BEGIN

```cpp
template <bool kRegs>
__device__ __forceinline__ void rules_topk_body(const float* __restrict__ x, int n_vocab, const unsigned char* __restrict__ mask,
                                                const PickRules& p, int k, float* __restrict__ out_lp,
                                                int* __restrict__ out_ids) {
    __shared__ PickBest s_best[16];
    __shared__ float s_a[16], s_b[16], s_c[16];
    const int tid = threadIdx.x, lane = tid & 63, wave = tid >> 6;
    const int tb = p.timestamp_begin;
    float xv[kRegs ? kRulesKeep : 1];
    if constexpr (kRegs) {
#pragma unroll
        for (int j = 0; j < kRulesKeep; ++j) {
            const int v = tid + 1024 * j, vc = v < n_vocab ? v : 0;
            const float raw = x[vc];
            xv[j] = (v < n_vocab && rules_allowed(mask, p, vc)) ? raw : -INFINITY;
        }
    }
    auto sweep = [&](auto&& f) {
        if constexpr (kRegs) {
#pragma unroll
            for (int j = 0; j < kRulesKeep; ++j) f(tid + 1024 * j, xv[j]);
        } else {
            for (int v = tid; v < n_vocab; v += 1024) f(v, rules_allowed(mask, p, v) ? x[v] : -INFINITY);
        }
    };
    float m_ts = -INFINITY, m_text = -INFINITY;
// ... 138 lines not shown
```

Before: 203.9 audio_s/s.

## Add fused beam-1 prefill path with mapped host tokens and early-z no-speech select

Adds a dedicated beam-1 prefill entry point. It reads tokens and step parameters straight from mapped pinned host memory, fuses embedding with the first layer's LN1, and merges the final LN and logits GEMV for the last and SOT rows. The selection kernels gain an early-z variant that also computes the no-speech probability in split partial form, and the host waits on a result flag instead of issuing memcpys and syncs. The aim is to cut launches, H2D copies and host round-trips per prefill, at the cost of more specialised kernels and a new code path to keep correct.

```diff
diff --git a/whisperlivekit_amd/csrc/api.hip b/whisperlivekit_amd/csrc/api.hip
--- a/whisperlivekit_amd/csrc/api.hip
+++ b/whisperlivekit_amd/csrc/api.hip
@@ -460,7 +460,7 @@
         s->top_ids = reinterpret_cast<int*>(s->top_vals) + (size_t)beam * 8;
         s->frames = s->top_ids + (size_t)beam * 8;
         WLK_HIP(hipMalloc(&s->topk_scratch, topk_scratch_bytes(beam)));
-        s->probs = dev_alloc<float>(beam);
+        s->probs = dev_alloc<float>((size_t)beam * (1 + kSelectNsPartFloats));
         WLK_HIP(hipHostMalloc(&s->pinned, wlk_session::kPinnedBytes, hipHostMallocDefault));
         WLK_HIP(hipHostMalloc(&s->dec_stage, 65536, hipHostMallocDefault));
         WLK_HIP(hipHostMalloc(&s->audio_stage, wlk_session::kPinnedBytes, hipHostMallocDefault));
@@ -468,8 +468,9 @@
         WLK_HIP(hipEventCreateWithFlags(&s->dec_stage_ev, hipEventDisableTiming));
         if (beam == 1) {
             void* hp = nullptr;
-            WLK_HIP(hipHostMalloc(&hp, 4096, hipHostMallocMapped | hipHostMallocCoherent));
-            std::memset(hp, 0, 4096);
+            const size_t block_bytes = 4096 + ctx * sizeof(int);
+            WLK_HIP(hipHostMalloc(&hp, block_bytes, hipHostMallocMapped | hipHostMallocCoherent));
+            std::memset(hp, 0, block_bytes);
             s->step_host = static_cast<StepBlock*>(hp);
             s->result_host = reinterpret_cast<StepResult*>(static_cast<char*>(hp) + 2048);
             void* dp = nullptr;
@@ -477,6 +478,10 @@
             s->step_host_dev = static_cast<StepBlock*>(dp);
             s->result_host_dev = reinterpret_cast<StepResult*>(static_cast<char*>(dp) + 2048);
             s->step_dev = reinterpret_cast<StepBlock*>(dev_alloc<int>(sizeof(StepBlock) / 4));
+            s->prefill_tokens = reinterpret_cast<int*>(static_cast<char*>(hp) + 4096);
+            s->prefill_tokens_dev = reinterpret_cast<const int*>(static_cast<char*>(dp) + 4096);
+            const char* pf = getenv("WLK_PREFILL_FUSED");
+            s->prefill_fused = !(pf && pf[0] == '0');
         }
         WLK_HIP(hipStreamSynchronize(st));
         *out = s.release();
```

END

How many of the lines above contain "hipHostMallocCoherent"? Give the number by itself.

2